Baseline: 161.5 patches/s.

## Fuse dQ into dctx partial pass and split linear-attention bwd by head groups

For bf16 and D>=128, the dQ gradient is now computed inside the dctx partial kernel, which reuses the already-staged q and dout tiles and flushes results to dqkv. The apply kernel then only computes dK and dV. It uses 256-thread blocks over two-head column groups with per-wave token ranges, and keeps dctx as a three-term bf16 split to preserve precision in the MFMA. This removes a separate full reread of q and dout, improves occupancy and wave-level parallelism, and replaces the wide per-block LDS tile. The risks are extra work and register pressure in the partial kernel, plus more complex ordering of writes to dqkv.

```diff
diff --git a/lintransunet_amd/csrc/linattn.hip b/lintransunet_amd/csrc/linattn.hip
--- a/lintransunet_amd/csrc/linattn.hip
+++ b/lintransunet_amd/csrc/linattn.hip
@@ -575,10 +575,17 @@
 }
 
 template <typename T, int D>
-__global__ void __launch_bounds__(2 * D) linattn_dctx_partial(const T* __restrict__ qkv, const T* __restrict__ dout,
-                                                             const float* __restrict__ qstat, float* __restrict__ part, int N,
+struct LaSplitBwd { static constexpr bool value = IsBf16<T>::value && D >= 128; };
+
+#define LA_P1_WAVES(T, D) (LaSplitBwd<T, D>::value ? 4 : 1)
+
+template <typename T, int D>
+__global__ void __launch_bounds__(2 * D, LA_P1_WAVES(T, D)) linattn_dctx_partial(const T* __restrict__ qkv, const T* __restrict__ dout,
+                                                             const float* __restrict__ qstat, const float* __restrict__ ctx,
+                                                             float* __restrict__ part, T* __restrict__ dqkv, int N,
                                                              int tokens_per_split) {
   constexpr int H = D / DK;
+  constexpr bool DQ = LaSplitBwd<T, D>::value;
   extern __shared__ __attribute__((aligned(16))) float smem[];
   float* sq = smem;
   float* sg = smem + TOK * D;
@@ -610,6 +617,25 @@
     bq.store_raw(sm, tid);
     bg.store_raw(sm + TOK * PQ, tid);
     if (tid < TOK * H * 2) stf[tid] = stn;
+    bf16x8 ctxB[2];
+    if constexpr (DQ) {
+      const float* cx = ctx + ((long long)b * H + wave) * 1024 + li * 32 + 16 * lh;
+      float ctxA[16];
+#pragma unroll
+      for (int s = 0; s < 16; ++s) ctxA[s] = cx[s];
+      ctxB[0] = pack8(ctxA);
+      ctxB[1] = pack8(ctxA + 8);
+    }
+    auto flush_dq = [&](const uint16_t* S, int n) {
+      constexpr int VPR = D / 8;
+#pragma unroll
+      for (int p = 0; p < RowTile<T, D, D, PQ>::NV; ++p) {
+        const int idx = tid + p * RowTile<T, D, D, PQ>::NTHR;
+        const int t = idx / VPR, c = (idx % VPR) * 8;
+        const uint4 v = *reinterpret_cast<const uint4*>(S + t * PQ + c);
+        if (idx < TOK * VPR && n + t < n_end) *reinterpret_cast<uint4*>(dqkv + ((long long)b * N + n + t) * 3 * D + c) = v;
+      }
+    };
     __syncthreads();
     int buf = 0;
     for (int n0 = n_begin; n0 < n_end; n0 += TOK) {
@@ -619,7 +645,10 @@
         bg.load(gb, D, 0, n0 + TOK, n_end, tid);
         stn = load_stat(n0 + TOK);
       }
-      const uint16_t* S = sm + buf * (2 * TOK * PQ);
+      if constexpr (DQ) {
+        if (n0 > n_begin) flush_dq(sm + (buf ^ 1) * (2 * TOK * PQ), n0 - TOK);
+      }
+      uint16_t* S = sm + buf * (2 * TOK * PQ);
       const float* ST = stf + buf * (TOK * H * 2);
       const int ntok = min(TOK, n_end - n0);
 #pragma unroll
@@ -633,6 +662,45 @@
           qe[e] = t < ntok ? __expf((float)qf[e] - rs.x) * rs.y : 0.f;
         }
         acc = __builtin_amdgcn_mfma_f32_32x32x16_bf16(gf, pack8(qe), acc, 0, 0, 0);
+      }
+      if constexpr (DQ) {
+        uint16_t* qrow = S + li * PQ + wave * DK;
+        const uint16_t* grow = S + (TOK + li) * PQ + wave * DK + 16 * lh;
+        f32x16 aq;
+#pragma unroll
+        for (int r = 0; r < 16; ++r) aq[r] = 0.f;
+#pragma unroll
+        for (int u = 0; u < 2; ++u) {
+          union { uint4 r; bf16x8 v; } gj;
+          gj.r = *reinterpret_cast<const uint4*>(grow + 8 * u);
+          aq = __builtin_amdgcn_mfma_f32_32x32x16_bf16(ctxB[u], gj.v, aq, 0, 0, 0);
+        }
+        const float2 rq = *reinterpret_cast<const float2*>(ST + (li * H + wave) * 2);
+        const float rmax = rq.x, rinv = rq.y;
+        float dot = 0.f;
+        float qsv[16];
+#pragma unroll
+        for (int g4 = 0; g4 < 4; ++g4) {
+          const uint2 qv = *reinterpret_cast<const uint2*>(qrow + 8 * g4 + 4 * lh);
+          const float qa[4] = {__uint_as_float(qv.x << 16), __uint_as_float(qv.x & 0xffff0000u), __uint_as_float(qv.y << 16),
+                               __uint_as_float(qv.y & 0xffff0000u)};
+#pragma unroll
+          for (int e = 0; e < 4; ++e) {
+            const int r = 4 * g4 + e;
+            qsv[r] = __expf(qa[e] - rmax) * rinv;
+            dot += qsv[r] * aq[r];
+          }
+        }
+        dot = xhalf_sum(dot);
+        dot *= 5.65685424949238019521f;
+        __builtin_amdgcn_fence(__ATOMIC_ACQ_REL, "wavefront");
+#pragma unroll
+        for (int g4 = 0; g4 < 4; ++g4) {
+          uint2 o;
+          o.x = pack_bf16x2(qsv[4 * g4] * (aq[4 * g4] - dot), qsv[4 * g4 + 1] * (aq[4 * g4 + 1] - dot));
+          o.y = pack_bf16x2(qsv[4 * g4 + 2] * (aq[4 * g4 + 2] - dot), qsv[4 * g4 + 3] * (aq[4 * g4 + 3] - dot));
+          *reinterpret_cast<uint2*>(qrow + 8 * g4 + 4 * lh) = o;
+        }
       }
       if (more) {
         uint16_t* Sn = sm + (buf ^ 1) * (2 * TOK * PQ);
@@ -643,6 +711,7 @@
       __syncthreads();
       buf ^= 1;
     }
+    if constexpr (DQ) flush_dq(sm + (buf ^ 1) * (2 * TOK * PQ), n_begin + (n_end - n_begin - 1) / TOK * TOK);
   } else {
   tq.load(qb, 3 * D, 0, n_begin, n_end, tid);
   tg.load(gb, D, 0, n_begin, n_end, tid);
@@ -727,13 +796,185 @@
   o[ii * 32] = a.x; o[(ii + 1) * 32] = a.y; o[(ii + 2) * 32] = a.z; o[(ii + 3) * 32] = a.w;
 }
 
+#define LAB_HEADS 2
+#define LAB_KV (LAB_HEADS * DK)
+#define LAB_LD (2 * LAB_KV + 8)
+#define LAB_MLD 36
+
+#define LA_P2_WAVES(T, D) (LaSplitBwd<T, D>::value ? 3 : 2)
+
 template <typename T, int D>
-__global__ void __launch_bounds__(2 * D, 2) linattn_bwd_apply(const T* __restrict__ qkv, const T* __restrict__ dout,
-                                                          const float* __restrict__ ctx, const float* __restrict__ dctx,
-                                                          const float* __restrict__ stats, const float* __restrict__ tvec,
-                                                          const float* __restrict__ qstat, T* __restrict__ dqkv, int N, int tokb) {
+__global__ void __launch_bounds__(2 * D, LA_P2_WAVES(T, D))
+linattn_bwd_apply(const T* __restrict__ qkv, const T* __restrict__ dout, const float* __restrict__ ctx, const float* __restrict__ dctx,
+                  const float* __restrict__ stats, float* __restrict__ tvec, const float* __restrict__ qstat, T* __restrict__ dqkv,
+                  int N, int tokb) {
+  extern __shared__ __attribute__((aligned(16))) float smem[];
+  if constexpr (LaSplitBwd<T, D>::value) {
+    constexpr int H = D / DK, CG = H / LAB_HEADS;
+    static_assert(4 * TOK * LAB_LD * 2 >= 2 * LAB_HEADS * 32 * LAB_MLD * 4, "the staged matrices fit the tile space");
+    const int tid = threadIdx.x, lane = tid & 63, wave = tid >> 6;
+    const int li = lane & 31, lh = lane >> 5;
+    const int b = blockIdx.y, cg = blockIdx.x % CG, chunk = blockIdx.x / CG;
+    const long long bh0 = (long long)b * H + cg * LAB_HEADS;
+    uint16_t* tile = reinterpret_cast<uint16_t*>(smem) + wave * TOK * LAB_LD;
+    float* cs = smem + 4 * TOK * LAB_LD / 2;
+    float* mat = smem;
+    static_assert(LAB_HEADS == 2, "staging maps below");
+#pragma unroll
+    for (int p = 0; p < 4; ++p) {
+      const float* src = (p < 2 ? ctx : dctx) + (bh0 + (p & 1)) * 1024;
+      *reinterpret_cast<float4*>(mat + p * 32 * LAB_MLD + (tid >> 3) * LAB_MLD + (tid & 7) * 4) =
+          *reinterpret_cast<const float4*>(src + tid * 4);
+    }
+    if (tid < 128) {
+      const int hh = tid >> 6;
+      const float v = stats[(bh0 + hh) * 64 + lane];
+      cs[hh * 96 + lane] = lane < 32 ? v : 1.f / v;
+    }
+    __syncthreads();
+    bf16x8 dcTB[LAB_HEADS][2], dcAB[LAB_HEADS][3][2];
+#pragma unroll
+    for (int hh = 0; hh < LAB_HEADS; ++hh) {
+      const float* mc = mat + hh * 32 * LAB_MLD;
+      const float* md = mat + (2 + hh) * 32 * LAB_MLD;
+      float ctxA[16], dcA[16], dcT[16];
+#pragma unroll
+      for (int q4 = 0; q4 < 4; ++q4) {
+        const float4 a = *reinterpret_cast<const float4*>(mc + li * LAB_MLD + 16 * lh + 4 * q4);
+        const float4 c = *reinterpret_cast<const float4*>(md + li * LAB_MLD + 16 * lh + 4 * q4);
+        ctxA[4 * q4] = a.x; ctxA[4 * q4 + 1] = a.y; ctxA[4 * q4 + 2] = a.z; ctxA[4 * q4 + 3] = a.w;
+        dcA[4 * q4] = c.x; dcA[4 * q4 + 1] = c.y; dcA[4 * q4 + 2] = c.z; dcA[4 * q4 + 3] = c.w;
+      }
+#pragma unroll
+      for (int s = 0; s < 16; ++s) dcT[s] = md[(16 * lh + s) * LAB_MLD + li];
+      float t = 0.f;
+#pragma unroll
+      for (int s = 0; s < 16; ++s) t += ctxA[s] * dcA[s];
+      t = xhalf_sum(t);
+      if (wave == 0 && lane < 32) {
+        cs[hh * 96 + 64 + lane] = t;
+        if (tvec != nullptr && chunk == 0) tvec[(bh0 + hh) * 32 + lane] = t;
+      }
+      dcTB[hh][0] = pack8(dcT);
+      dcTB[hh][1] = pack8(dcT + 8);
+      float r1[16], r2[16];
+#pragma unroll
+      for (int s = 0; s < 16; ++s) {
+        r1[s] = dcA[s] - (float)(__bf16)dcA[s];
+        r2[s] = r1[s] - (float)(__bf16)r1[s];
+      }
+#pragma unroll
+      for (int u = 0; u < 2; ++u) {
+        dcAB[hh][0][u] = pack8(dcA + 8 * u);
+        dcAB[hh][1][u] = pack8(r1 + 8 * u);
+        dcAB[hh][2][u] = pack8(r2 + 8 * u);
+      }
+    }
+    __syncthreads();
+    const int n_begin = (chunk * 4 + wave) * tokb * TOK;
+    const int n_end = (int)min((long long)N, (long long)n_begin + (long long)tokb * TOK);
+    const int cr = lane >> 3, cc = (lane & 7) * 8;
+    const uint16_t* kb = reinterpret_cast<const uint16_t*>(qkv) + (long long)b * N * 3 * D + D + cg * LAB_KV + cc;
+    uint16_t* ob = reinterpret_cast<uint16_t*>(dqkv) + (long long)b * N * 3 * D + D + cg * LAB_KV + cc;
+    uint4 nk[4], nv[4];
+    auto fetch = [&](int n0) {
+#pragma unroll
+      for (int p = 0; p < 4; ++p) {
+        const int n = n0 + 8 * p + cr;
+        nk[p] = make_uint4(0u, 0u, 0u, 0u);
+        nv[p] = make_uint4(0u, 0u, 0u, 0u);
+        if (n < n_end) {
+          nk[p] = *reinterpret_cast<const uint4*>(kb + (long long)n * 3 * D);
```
━━━━
TASK STATEMENT
How many lines in the data above contain the word "qrow"? Reply with only that figure.

COMPLETED EXERCISE
3